Tips can prevent children from 'goblin' excess treats
HOUSTON--Monstrous amounts of trick-or-treat candy doesn't have
to be a Halloween nightmare for parents.
With a few tricks of their own, parents can provide a balance between
sugary treats and fright-night festivities. "Children caught
up in the thrills of other Halloween activities are less likely
to be obsessed with bags of candy," says Dr. Debby Demory-Luce,
a nutritionist with the USDA/ARS Children's Nutrition Research Center
at Baylor College of Medicine in Houston.
She offers these suggestions:
- Conjure up activities that focus on Halloween fun, not sweet
treats. Carve Jack-O-Lanterns, create a creepy "grave yard"
on the lawn, host a Monster make-up party, or organize a neighborhood
scavenger hunt. "Few adults remember how much Halloween candy
they received as a child, but almost everyone remembers whether
they had fun," Demory-Luce says.
- Scare up healthy treats for little goblins who knock at the
door. "What you hand out sends a strong message to your children,"
Demory-Luce says.

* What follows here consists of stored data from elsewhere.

int flame_synth_fill(int dtype, void* out, int64_t numel, uint64_t seed, uint64_t stream_id, int64_t start,
                     float scale, void* stream) {
    if (numel < 0 || (numel > 0 && !out)) return set_err(FLAME_EINVAL, "flame_synth_fill: bad buffer");
    if (numel == 0) return FLAME_OK;
    const uint64_t ck = mix64((seed * 0x9E3779B97F4A7C15ull) ^ ((stream_id + 1ull) * 0xD1B54A32D192ED03ull));
    hipStream_t st = reinterpret_cast<hipStream_t>(stream);
    int64_t blocks = (numel + kEwBlock - 1) / kEwBlock;
    if (blocks > 8192) blocks = 8192;
    const dim3 grid(static_cast<unsigned>(blocks)), block(kEwBlock);
    const bool known = dispatch<FLAME_F32, FLAME_BF16, FLAME_F16>(dtype, [&](auto dt) {
        hipLaunchKernelGGL(synth_kernel<decltype(dt)::value>, grid, block, 0, st, out, numel, ck, start, scale);
    });
    if (!known) return set_err(FLAME_ENOTSUP, "flame_synth_fill: dtype %d not supported", dtype);
    return check_launch("flame_synth_fill");
}

int flame_noise_fill(int dtype, const flame_segment* segs, int32_t n_segs, int64_t n_chunks, const uint32_t* streams,
                     const int64_t* starts, uint64_t seed, uint32_t round, double std, void* stream) {
    const char* const who = "flame_noise_fill";
    if (int rc = need_segs(who, segs, n_segs)) return rc;
    if (n_chunks <= 0 || n_chunks > 0x7FFFFFFFll)
        return set_err(FLAME_EINVAL, "%s: n_chunks out of range: %lld", who, (long long)n_chunks);
    if (dtype == FLAME_I64 || dtype == FLAME_I32)
        return set_err(FLAME_ENOTSUP, "%s: float dtypes only (integer and bool tensors get no noise), got dtype %d", who, dtype);
    if (dtype != FLAME_F32 && dtype != FLAME_BF16 && dtype != FLAME_F16 && dtype != FLAME_F64)
        return set_err(FLAME_ENOTSUP, "%s: unknown dtype %d", who, dtype);
    if (!(std >= 0.0) || std > 1.7976931348623157e308)
        return set_err(FLAME_EINVAL, "%s: std must be a finite number >= 0, got %g", who, std);
    if (dtype != FLAME_F64 && std >= 0x1.ffffffp127)
        return set_err(FLAME_EINVAL, "%s: std %g rounds to an infinite fp32", who, std);
    if (!streams || !starts) return set_err(FLAME_EINVAL, "%s: the streams / starts array is NULL", who);
    hipStream_t st = reinterpret_cast<hipStream_t>(stream);
    const dim3 grid(static_cast<unsigned>(n_chunks)), block(kBlock);
    const uint32_t k0 = static_cast<uint32_t>(seed), k1 = static_cast<uint32_t>(seed >> 32);
    const float std32 = dtype == FLAME_F64 ? 0.f : static_cast<float>(std);
    dispatch<FLAME_F32, FLAME_BF16, FLAME_F16, FLAME_F64>(dtype, [&](auto dt) {
        hipLaunchKernelGGL((noise_fill_kernel<decltype(dt)::value>), grid, block, 0, st, segs, n_segs, streams, starts, k0,
                           k1, round, std32, std);
    });
    return check_launch(who);
}

static int ew_check(const flame_ew_op* prog, int32_t n_ops, void* const* bufs, int32_t n_bufs, int64_t numel);

int flame_elementwise(const flame_ew_op* prog, int32_t n_ops, void* const* bufs, int32_t n_bufs, int64_t numel,
                      void* stream) {
    if (n_bufs < 0 || n_bufs > FLAME_EW_MAX_BUFS || (n_bufs > 0 && !bufs))
        return set_err(FLAME_EINVAL, "flame_elementwise: n_bufs %d outside [0, %d] or NULL table", n_bufs, FLAME_EW_MAX_BUFS);
    const int rc = ew_check(prog, n_ops, bufs, n_bufs, numel);
    if (rc != FLAME_OK) return rc;
    if (numel == 0 || n_ops == 0) return FLAME_OK;
    EwArgs a{};
    for (int32_t k = 0; k < n_ops; ++k) a.ops[k] = prog[k];
    for (int32_t k = 0; k < n_bufs; ++k) a.bufs[k] = bufs[k];
    a.numel = numel;
    a.n_ops = n_ops;
    int64_t blocks = (numel + kEwBlock - 1) / kEwBlock;
    if (blocks > 4096) blocks = 4096;
    hipLaunchKernelGGL(ew_kernel, dim3(static_cast<unsigned>(blocks)), dim3(kEwBlock), 0,
                       reinterpret_cast<hipStream_t>(stream), a);
    return launched(BR_EW, "flame_elementwise");
}

int flame_elementwise_segments(const flame_ew_op* prog, int32_t n_ops, void* const* table, int32_t n_bufs,
                               const int64_t* seg_end, int32_t n_segs, int64_t numel, void* stream) {
    if (n_bufs < 0 || n_bufs > FLAME_EW_MAX_BUFS)
        return set_err(FLAME_EINVAL, "flame_elementwise_segments: n_bufs %d outside [0, %d]", n_bufs, FLAME_EW_MAX_BUFS);
    if (n_segs <= 0 || !table || !seg_end)
        return set_err(FLAME_EINVAL, "flame_elementwise_segments: n_segs <= 0 or a NULL table");
    const int rc = ew_check(prog, n_ops, nullptr, n_bufs, numel);
    if (rc != FLAME_OK) return rc;
    if (numel == 0 || n_ops == 0) return FLAME_OK;
    EwArgs a{};
    for (int32_t k = 0; k < n_ops; ++k) a.ops[k] = prog[k];
    a.table = table;
    a.seg_end = seg_end;
    a.numel = numel;
    a.n_ops = n_ops;
    a.n_segs = n_segs;
    a.n_bufs = n_bufs;
    int64_t blocks = (numel + kEwBlock - 1) / kEwBlock;
    if (blocks > 4096) blocks = 4096;
    hipLaunchKernelGGL(ew_kernel, dim3(static_cast<unsigned>(blocks)), dim3(kEwBlock), 0,
                       reinterpret_cast<hipStream_t>(stream), a);
    return launched(BR_EW_SEG, "flame_elementwise_segments");
}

She recommends small bags of pretzels and mini-boxes
of raisins, or non-food treats such as stickers, pencils, and
- Limit the length of trick-or-treat outings to decrease the amount
of candy children bring home. This is a lot easier to do when
children know that other activities are planned.
- Encourage children to sort through their bags and decide how
many and which pieces of Halloween candy to keep. "Learning
to make good food choices is instrumental for children to develop
self-control and healthy eating habits," Demory-Luce says.
This also gives parents the opportunity to screen treats and discard
any with loose or suspicious wrappings.
- Allow children one or two treats Halloween night, then store
the remainder out of sight. "It's fine to give one or two
treats a day in lunches or after school," says Demory-Luce.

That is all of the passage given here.